**** Recorded information ****
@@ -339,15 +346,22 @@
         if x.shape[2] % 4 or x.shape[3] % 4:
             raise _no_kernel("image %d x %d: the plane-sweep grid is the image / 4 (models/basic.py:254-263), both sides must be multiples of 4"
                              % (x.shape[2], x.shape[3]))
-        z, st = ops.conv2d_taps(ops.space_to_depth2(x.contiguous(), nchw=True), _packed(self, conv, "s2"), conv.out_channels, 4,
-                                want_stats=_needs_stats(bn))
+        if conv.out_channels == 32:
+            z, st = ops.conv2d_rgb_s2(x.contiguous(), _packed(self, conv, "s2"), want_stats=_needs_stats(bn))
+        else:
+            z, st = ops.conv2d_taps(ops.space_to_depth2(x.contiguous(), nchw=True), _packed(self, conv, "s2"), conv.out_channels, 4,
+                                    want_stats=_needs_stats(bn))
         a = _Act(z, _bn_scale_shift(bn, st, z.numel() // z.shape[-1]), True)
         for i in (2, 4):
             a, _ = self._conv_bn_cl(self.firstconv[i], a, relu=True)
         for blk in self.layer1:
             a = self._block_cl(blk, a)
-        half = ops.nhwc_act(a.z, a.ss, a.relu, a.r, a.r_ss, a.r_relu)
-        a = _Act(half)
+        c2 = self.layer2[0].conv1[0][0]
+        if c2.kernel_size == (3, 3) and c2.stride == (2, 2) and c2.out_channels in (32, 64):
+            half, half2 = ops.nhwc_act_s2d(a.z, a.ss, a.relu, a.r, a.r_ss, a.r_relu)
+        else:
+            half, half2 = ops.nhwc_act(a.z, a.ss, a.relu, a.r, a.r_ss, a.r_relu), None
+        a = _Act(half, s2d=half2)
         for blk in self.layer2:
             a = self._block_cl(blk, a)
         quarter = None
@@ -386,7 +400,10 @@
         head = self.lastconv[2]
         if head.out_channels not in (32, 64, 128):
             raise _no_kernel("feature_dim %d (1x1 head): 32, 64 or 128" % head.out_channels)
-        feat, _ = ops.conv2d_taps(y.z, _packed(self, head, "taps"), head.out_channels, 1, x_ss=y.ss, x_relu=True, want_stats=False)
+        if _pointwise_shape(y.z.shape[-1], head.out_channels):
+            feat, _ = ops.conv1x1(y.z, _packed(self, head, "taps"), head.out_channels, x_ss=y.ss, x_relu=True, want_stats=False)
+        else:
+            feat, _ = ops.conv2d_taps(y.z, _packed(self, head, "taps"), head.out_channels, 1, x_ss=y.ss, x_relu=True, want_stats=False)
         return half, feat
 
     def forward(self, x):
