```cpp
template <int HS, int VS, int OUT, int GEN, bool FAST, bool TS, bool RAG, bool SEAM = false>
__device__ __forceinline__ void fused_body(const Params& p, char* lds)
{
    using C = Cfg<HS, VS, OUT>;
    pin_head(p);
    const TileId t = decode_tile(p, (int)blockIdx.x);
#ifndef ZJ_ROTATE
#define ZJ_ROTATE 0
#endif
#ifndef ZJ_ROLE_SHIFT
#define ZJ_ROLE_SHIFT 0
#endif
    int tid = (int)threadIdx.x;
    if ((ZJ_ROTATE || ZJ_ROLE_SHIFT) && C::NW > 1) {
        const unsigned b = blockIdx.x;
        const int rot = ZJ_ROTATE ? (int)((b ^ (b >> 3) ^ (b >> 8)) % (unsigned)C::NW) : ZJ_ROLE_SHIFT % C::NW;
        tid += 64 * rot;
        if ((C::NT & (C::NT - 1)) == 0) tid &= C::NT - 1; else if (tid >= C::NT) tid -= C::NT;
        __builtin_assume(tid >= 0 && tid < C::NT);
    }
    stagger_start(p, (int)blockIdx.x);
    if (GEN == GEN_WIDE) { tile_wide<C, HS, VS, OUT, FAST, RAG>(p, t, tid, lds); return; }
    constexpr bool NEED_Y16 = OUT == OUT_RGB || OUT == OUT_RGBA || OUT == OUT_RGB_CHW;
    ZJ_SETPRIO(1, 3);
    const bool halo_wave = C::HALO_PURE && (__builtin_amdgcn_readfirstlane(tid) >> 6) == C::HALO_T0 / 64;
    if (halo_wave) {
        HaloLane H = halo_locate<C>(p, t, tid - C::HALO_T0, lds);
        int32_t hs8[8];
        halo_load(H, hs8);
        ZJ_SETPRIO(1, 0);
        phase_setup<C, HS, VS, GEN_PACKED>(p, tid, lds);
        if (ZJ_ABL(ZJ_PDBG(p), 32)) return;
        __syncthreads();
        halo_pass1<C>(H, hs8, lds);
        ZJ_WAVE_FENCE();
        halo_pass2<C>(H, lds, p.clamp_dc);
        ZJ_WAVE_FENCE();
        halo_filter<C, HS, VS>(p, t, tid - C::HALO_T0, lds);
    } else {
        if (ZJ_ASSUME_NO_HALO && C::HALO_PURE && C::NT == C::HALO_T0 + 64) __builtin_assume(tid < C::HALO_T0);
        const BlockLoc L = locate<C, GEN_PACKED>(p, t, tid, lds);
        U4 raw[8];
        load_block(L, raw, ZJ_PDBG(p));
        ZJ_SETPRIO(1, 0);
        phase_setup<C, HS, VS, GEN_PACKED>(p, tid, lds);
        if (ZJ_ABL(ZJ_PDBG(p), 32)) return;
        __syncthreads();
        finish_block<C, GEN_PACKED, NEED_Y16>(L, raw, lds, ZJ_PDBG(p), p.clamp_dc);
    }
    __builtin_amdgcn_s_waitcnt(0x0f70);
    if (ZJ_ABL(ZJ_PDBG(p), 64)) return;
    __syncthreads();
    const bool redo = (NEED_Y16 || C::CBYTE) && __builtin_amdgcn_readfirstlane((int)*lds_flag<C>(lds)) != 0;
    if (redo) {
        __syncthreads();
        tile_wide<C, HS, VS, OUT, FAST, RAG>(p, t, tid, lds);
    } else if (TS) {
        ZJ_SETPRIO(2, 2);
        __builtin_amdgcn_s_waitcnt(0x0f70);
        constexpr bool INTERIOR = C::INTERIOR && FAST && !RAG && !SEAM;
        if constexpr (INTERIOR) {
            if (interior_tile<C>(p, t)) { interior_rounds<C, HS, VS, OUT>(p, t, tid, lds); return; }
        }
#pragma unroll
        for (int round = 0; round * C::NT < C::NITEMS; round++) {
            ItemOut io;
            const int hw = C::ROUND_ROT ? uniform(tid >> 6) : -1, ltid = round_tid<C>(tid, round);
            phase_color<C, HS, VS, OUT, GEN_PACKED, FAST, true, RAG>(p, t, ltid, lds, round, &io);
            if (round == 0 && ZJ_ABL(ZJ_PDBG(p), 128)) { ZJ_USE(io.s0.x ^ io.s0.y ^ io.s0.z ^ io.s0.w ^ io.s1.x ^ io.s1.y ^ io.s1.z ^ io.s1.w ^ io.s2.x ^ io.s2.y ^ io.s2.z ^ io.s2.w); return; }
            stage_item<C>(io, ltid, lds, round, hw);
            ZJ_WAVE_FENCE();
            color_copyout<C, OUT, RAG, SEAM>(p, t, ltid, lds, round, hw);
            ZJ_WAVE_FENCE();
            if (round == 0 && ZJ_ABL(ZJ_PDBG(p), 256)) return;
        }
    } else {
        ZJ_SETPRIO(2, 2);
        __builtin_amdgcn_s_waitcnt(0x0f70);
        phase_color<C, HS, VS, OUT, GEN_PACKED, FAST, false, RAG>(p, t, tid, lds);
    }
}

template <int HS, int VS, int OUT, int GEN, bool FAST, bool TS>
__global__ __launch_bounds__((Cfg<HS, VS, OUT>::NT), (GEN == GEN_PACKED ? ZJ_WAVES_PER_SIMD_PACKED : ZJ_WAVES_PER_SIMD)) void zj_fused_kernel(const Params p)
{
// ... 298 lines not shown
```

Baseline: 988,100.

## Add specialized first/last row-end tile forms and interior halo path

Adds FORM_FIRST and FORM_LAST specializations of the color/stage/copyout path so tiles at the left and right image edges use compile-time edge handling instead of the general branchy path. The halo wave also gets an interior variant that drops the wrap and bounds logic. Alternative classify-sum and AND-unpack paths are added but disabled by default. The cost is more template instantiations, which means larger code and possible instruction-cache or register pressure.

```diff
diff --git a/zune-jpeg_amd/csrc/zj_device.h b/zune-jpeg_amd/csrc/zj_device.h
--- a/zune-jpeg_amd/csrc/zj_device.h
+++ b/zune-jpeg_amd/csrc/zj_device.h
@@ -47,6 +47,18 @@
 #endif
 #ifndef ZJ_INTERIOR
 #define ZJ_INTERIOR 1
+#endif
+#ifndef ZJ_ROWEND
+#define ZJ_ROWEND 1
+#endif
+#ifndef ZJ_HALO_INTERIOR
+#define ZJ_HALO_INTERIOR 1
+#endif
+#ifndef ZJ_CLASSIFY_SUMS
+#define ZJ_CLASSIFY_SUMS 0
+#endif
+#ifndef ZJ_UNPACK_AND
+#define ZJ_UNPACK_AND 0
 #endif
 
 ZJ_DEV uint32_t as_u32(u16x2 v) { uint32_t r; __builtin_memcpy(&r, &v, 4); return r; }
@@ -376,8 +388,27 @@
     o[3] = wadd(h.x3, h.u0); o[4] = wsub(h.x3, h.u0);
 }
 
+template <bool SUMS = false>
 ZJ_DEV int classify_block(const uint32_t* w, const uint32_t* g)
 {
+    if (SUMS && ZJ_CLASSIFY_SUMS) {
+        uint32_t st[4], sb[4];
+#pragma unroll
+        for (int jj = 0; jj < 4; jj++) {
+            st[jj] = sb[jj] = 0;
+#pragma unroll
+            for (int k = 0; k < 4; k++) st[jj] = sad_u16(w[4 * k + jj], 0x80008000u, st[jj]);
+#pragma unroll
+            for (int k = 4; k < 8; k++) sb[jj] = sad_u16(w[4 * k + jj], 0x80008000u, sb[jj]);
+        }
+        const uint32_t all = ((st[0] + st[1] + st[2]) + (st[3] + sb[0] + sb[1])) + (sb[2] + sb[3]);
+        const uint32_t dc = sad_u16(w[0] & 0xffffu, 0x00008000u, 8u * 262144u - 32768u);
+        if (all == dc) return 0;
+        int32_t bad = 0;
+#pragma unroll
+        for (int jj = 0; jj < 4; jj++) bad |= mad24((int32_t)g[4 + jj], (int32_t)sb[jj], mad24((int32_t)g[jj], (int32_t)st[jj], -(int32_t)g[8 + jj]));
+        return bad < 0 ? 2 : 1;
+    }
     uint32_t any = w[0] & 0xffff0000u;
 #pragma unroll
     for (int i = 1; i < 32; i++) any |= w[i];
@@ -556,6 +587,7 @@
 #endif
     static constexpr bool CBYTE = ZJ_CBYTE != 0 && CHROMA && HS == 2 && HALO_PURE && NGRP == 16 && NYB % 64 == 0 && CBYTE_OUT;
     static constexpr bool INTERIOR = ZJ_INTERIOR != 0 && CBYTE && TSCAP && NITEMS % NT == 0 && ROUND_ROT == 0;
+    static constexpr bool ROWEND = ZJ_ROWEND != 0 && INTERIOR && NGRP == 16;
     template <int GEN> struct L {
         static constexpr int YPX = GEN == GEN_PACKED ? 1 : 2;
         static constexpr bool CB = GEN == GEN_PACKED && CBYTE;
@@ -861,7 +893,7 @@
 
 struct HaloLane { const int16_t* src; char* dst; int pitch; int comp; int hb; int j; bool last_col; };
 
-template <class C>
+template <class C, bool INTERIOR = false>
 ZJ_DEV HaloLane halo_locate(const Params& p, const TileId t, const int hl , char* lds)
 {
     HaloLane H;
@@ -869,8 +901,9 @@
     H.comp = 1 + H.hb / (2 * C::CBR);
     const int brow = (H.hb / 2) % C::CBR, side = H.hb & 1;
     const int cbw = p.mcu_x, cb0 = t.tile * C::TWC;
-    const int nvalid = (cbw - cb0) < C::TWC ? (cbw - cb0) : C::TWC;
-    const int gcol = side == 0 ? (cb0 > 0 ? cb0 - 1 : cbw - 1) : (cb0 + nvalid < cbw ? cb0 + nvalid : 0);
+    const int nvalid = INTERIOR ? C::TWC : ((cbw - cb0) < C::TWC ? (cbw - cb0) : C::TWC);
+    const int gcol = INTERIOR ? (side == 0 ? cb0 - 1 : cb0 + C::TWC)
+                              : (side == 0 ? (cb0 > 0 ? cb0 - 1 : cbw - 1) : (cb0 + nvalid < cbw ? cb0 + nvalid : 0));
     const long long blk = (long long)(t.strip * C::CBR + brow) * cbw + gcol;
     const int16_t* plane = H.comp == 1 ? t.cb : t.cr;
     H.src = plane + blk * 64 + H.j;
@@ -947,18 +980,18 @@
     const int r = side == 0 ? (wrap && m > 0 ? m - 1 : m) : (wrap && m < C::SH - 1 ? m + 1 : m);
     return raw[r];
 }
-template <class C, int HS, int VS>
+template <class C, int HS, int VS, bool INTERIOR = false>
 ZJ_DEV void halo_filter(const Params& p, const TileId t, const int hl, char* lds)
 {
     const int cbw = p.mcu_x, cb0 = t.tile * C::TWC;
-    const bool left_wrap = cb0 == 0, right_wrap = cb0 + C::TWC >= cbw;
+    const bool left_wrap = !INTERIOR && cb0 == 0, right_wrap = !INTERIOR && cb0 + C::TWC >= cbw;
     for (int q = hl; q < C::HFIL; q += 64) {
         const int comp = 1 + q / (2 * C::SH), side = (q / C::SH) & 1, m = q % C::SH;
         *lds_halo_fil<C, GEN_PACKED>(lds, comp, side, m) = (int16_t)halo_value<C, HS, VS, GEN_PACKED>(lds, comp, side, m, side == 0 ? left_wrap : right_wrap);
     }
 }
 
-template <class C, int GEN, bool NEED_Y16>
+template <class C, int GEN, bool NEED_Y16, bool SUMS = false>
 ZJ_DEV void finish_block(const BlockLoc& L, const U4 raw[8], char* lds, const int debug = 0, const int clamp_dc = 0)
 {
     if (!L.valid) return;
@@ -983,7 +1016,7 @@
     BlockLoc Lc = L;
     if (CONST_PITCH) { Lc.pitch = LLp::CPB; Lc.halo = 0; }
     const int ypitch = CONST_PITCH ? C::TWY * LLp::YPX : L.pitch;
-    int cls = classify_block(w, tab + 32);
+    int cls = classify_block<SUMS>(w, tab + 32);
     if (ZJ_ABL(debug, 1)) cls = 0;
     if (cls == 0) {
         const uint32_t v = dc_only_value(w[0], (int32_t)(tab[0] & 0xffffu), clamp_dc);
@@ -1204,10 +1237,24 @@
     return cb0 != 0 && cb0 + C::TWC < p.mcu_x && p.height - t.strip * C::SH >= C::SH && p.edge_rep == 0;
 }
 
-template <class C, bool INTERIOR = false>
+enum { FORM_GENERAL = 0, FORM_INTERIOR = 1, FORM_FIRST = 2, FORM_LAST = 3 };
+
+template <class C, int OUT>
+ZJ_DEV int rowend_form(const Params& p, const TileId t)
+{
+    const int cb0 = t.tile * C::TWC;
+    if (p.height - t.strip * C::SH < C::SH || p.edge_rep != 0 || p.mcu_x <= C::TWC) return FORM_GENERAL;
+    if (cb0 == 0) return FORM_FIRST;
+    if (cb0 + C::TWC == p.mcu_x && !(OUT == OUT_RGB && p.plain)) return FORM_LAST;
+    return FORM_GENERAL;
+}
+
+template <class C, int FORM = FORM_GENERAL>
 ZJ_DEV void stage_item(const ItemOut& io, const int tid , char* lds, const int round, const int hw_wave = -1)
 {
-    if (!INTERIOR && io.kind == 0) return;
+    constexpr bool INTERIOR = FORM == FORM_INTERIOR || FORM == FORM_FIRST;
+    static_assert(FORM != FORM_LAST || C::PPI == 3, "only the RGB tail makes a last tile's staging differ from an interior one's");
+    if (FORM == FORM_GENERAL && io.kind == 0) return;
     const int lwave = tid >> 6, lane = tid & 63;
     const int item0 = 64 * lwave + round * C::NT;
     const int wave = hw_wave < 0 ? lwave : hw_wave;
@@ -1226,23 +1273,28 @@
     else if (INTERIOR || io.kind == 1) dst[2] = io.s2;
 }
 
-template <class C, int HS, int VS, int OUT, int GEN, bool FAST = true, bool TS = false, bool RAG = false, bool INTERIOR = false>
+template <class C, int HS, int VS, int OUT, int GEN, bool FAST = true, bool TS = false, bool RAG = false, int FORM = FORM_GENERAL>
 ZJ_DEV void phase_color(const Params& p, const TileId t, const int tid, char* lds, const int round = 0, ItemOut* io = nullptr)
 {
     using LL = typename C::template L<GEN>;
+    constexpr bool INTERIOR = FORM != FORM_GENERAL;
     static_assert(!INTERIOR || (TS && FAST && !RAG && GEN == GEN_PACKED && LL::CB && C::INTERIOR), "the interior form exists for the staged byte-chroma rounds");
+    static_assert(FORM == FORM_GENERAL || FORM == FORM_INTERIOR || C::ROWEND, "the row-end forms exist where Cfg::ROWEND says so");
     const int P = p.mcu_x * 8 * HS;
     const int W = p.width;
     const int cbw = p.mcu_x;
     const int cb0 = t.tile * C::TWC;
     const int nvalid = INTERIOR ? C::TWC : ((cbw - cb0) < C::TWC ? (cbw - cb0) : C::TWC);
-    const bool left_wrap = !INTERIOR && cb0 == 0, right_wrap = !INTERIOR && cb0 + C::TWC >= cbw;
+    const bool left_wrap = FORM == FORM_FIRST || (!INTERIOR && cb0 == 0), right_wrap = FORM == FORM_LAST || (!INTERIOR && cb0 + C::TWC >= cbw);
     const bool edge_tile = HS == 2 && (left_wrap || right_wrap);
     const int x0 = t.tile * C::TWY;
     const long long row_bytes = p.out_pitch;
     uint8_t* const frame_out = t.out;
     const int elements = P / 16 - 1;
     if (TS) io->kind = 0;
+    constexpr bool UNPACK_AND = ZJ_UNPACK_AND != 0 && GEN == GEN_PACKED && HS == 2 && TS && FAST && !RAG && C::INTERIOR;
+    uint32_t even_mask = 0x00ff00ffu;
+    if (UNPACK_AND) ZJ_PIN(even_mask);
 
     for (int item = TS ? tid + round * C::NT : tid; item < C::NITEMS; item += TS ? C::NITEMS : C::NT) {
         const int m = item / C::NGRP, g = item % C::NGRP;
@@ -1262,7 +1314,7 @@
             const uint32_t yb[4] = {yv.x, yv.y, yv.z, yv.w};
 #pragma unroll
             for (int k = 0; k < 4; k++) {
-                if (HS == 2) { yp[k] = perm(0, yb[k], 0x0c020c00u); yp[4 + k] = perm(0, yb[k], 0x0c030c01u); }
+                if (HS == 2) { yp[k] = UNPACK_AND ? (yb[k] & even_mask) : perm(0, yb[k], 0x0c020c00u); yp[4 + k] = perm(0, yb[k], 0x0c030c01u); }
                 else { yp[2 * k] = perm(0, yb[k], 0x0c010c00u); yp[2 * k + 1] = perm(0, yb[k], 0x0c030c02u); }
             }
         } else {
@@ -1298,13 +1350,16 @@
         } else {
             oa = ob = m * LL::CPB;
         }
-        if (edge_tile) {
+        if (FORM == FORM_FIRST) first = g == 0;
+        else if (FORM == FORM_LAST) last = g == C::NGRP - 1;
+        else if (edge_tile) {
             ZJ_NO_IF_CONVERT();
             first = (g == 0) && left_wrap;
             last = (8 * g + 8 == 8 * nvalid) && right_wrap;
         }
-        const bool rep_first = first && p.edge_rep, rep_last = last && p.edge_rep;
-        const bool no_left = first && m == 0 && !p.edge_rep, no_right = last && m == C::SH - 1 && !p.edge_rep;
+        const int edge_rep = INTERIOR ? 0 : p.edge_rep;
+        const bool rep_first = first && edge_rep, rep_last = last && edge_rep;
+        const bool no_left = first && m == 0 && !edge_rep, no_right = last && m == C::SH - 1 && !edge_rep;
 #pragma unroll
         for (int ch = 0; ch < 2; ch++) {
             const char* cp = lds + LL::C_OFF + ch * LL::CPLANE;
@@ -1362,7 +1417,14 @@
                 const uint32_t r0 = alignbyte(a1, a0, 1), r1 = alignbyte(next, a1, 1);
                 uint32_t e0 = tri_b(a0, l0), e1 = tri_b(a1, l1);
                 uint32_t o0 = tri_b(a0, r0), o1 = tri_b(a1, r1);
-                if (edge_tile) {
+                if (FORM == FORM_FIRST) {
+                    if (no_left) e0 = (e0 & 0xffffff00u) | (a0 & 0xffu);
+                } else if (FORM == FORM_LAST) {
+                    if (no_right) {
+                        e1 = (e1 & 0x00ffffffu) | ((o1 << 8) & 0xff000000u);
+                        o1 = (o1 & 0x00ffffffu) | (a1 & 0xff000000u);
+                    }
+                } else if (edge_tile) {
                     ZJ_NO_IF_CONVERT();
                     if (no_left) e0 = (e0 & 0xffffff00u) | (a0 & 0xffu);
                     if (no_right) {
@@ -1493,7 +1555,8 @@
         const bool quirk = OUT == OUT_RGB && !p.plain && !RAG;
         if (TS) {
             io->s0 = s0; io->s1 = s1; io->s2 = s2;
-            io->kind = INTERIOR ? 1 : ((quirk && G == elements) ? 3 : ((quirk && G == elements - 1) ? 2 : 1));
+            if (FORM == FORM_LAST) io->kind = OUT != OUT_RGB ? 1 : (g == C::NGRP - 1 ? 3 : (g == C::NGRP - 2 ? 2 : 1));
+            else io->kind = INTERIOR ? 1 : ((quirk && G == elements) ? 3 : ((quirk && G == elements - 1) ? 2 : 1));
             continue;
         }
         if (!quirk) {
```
****
• What to produce: Please report, as a bare number, how many lines of the data contain the word "SEAM".

• Written solution: 3